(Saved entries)
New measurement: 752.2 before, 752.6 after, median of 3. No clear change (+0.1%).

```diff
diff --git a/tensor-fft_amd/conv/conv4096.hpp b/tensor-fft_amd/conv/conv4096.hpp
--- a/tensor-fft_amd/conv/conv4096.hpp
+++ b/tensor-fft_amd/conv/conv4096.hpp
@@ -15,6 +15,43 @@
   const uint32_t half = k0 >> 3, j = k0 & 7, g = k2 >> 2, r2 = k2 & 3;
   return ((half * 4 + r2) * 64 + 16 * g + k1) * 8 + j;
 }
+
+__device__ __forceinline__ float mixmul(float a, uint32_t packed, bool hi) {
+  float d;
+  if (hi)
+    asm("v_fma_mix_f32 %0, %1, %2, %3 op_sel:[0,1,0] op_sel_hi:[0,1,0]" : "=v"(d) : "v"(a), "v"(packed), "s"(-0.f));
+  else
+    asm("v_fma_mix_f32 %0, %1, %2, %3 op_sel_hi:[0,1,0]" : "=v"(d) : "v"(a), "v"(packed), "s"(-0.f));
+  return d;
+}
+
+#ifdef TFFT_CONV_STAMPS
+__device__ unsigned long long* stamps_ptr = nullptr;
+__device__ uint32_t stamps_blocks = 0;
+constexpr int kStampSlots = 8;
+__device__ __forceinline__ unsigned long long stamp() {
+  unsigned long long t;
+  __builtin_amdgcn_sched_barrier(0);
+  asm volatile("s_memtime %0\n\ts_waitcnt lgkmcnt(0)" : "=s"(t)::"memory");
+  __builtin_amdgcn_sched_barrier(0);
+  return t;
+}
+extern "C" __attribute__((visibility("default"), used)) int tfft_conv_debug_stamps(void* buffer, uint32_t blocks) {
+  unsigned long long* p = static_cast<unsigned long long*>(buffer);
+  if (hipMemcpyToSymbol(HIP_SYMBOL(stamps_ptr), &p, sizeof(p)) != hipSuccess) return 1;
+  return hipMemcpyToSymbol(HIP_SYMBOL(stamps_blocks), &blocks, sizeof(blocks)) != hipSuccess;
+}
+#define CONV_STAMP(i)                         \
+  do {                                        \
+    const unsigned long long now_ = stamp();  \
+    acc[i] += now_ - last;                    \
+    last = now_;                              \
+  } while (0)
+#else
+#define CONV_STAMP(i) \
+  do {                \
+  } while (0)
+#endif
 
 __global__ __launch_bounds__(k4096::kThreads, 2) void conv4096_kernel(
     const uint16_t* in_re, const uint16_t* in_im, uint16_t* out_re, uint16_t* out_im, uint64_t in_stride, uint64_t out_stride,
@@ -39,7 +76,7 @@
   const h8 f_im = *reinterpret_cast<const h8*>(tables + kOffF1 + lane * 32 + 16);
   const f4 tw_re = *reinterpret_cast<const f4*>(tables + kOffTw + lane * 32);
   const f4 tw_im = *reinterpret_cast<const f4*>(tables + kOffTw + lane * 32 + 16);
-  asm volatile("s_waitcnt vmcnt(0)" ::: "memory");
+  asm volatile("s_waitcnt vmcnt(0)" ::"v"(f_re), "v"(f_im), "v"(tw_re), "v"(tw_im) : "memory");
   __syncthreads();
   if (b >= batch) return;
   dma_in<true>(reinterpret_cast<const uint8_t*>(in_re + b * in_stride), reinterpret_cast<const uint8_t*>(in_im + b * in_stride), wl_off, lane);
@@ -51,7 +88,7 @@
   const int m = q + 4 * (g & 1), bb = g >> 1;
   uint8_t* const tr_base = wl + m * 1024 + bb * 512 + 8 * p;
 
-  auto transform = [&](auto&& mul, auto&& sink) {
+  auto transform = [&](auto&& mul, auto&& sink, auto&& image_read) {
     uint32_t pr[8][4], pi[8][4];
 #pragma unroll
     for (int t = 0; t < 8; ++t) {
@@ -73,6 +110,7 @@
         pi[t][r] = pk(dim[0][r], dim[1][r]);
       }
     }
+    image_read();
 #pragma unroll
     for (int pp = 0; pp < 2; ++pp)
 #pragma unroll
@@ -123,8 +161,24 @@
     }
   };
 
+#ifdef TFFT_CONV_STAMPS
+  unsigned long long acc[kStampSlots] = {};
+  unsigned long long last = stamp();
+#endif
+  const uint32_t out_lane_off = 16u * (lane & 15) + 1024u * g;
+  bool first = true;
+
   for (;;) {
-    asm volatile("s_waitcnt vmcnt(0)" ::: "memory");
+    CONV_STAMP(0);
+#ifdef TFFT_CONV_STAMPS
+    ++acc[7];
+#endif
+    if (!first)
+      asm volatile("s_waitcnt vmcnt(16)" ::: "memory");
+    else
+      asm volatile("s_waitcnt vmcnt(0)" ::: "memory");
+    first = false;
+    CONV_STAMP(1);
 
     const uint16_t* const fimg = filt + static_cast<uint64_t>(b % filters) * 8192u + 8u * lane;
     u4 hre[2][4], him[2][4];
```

* * *

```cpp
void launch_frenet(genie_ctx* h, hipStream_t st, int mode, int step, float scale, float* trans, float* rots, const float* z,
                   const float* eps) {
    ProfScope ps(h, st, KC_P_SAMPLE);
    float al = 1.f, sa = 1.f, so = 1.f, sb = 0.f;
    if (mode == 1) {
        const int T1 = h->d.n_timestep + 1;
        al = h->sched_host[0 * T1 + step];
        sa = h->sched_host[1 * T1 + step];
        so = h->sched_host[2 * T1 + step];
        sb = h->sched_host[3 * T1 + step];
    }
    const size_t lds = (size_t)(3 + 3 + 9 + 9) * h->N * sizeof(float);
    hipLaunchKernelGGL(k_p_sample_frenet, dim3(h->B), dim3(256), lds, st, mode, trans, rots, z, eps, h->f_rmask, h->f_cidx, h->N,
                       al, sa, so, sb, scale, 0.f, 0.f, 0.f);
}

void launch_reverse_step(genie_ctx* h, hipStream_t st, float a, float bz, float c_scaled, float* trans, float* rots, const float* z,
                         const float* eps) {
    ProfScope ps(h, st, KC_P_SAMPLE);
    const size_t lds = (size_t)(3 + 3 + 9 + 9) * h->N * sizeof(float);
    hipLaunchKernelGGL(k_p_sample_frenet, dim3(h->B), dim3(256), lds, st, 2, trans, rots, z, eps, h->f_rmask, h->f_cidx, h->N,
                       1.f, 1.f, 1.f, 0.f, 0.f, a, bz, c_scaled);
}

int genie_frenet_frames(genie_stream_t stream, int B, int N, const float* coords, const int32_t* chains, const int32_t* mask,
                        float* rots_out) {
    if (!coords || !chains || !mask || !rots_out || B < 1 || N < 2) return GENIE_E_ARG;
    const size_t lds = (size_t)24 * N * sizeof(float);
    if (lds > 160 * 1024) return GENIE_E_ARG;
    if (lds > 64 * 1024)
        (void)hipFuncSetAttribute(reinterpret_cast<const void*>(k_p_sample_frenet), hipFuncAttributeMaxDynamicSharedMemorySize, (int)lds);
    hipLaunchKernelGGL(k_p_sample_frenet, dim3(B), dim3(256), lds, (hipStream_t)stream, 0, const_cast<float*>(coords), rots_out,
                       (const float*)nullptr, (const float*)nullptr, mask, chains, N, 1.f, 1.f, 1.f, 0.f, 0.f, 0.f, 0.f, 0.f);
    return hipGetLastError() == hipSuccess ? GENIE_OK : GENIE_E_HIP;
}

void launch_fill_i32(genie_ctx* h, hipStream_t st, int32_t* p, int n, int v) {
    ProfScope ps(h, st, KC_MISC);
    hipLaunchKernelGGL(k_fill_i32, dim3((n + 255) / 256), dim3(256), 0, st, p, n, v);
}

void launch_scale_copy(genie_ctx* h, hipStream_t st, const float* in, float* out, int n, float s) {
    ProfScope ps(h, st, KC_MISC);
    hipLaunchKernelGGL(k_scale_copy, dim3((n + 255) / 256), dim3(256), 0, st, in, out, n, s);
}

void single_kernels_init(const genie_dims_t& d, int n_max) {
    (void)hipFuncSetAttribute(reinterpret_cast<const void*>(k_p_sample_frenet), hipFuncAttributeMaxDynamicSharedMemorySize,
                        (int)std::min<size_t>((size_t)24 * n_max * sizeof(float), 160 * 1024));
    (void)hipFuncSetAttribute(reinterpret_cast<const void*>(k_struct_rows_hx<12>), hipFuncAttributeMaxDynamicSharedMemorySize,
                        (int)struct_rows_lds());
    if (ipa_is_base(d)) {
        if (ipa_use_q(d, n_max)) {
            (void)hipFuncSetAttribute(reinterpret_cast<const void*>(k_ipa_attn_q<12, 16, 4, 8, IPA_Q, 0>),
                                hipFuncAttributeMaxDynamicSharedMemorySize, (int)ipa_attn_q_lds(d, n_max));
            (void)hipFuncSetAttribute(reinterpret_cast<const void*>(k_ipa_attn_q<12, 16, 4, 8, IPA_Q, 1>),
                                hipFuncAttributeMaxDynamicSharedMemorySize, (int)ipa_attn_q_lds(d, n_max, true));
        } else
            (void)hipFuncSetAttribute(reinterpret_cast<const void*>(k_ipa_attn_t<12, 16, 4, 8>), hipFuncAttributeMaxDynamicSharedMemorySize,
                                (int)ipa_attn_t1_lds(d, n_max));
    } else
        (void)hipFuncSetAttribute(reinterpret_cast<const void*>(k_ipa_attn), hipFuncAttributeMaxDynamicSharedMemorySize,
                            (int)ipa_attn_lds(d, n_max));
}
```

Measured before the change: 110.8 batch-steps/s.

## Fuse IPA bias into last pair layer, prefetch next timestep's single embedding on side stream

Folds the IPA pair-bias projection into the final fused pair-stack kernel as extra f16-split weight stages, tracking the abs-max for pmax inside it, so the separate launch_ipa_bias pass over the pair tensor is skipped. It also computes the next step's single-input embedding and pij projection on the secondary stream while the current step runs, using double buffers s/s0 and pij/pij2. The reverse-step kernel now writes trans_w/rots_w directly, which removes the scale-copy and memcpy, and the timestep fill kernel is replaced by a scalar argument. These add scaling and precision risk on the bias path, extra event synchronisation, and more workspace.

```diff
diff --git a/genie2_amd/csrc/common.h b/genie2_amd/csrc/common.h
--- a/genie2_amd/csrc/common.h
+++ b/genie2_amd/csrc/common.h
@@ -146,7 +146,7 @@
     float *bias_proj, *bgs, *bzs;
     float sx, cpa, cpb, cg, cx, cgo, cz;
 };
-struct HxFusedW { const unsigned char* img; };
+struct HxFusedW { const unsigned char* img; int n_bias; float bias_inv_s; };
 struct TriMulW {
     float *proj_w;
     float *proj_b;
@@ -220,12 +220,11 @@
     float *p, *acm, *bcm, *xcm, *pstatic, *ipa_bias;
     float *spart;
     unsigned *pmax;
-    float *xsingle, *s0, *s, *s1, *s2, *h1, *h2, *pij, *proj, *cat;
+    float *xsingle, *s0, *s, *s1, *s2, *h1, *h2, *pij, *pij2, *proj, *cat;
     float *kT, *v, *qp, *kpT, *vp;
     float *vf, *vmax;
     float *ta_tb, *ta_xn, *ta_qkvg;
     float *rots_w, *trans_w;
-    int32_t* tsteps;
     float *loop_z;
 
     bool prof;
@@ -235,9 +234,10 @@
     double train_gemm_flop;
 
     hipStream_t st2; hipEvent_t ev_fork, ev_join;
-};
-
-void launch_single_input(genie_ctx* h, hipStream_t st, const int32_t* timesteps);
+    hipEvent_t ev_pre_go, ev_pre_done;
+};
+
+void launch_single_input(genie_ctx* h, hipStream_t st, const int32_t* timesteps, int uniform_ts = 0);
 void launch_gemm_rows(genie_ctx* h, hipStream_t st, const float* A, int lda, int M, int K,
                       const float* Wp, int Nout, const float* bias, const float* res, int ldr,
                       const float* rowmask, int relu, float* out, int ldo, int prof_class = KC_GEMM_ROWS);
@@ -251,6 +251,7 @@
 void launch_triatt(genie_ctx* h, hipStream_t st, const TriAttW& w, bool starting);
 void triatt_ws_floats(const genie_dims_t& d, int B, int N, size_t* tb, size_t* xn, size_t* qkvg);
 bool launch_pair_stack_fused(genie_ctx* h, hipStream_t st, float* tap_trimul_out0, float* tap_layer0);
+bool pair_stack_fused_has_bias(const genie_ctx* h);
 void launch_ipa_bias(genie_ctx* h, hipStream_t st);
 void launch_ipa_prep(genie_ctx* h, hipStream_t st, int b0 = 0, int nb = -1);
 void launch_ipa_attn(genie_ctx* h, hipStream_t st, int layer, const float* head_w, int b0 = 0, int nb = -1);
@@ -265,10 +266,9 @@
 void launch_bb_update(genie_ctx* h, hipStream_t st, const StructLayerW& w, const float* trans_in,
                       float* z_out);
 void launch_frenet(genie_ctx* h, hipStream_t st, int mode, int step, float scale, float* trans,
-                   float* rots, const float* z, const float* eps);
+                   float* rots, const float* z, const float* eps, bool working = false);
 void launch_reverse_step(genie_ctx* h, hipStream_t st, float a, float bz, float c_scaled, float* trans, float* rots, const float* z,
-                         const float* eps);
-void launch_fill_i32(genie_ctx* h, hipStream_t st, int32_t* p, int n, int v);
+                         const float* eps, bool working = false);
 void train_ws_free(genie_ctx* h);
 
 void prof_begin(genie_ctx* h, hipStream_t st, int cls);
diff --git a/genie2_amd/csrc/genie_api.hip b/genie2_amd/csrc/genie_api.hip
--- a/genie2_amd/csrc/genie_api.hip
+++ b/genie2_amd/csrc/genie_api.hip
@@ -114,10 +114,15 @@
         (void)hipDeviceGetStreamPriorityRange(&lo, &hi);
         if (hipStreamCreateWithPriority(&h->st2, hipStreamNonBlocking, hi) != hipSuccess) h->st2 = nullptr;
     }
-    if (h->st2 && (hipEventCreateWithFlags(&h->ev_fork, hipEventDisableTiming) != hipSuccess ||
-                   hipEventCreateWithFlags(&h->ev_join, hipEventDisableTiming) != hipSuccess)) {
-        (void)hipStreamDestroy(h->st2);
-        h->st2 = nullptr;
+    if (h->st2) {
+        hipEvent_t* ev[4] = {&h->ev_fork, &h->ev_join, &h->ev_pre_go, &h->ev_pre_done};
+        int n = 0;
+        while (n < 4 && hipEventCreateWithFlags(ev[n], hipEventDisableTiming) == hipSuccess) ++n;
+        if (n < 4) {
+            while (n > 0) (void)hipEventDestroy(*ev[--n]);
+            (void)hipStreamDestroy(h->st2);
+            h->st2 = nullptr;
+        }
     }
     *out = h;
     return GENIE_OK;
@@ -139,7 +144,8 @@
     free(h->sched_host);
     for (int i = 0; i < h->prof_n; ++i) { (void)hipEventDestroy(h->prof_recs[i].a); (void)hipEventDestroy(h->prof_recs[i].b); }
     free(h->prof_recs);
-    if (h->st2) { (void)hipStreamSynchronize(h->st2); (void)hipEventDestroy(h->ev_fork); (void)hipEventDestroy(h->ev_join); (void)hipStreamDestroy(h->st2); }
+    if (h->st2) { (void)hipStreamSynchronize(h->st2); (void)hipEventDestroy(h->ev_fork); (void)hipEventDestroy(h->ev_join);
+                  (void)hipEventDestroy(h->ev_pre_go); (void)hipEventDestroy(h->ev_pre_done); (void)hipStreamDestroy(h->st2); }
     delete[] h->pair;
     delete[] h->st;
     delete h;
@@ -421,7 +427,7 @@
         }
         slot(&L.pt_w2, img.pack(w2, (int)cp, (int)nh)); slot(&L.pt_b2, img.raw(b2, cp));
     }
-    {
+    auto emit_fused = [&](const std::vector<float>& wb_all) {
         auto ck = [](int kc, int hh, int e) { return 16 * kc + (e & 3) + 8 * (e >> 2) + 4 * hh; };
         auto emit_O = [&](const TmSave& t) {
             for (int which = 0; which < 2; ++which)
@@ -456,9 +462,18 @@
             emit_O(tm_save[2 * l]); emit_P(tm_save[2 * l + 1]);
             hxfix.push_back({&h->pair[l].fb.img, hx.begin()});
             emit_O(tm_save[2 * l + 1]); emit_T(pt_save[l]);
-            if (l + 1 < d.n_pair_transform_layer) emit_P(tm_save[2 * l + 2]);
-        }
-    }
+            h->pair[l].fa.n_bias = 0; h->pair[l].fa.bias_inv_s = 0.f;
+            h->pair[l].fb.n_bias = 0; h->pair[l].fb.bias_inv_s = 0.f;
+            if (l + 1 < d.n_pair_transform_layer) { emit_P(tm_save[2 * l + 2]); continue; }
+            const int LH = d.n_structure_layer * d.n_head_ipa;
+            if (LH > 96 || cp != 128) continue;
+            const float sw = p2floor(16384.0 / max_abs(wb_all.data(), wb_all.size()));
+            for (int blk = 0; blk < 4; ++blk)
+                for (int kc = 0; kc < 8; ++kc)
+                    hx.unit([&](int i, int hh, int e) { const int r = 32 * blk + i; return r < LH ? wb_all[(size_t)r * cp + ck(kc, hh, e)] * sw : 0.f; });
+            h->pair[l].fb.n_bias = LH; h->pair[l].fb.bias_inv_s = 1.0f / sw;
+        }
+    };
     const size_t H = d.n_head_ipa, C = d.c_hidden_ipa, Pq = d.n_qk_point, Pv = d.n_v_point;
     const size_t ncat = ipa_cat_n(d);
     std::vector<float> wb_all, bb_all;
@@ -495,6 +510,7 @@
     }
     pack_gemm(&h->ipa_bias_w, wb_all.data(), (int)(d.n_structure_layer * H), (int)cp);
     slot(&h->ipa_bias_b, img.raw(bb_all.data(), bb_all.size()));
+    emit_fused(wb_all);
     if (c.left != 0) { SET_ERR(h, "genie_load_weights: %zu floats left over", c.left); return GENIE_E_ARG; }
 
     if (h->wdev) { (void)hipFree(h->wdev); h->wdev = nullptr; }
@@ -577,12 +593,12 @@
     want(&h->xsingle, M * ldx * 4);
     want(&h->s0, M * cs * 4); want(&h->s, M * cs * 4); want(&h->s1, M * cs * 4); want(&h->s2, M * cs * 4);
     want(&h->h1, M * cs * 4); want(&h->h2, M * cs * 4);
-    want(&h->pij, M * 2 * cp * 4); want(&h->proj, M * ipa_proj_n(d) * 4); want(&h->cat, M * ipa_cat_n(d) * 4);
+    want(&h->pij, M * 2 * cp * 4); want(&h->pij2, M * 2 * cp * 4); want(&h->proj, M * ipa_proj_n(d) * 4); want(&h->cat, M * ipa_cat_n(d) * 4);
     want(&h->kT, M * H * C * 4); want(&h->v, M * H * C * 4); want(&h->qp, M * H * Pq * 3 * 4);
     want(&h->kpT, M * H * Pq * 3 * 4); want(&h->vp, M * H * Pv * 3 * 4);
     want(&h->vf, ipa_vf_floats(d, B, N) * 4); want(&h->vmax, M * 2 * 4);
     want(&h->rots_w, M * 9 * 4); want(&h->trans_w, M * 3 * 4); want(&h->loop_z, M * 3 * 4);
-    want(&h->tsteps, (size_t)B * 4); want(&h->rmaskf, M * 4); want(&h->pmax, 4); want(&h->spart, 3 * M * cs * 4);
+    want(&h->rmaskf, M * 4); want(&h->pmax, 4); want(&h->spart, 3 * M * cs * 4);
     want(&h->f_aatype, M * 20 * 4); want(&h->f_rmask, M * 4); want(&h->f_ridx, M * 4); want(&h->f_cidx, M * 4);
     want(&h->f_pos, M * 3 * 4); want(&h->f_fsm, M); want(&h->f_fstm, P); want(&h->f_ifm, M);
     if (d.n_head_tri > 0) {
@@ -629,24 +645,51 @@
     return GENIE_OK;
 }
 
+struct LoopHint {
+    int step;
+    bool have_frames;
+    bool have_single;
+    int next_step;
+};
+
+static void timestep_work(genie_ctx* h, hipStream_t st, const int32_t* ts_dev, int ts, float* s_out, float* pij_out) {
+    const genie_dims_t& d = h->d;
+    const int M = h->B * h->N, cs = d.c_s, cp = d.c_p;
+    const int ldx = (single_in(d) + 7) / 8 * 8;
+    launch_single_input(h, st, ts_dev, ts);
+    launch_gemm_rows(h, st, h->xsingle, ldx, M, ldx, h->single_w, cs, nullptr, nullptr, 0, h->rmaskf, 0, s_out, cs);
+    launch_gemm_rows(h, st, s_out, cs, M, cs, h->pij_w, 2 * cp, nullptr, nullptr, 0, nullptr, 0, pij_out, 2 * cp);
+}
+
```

= Try it =
Scan the records above for the word "chains". Show each line in which it appears.

= Answer below =
int genie_frenet_frames(genie_stream_t stream, int B, int N, const float* coords, const int32_t* chains, const int32_t* mask,
    if (!coords || !chains || !mask || !rots_out || B < 1 || N < 2) return GENIE_E_ARG;
                       (const float*)nullptr, (const float*)nullptr, mask, chains, N, 1.f, 1.f, 1.f, 0.f, 0.f, 0.f, 0.f, 0.f);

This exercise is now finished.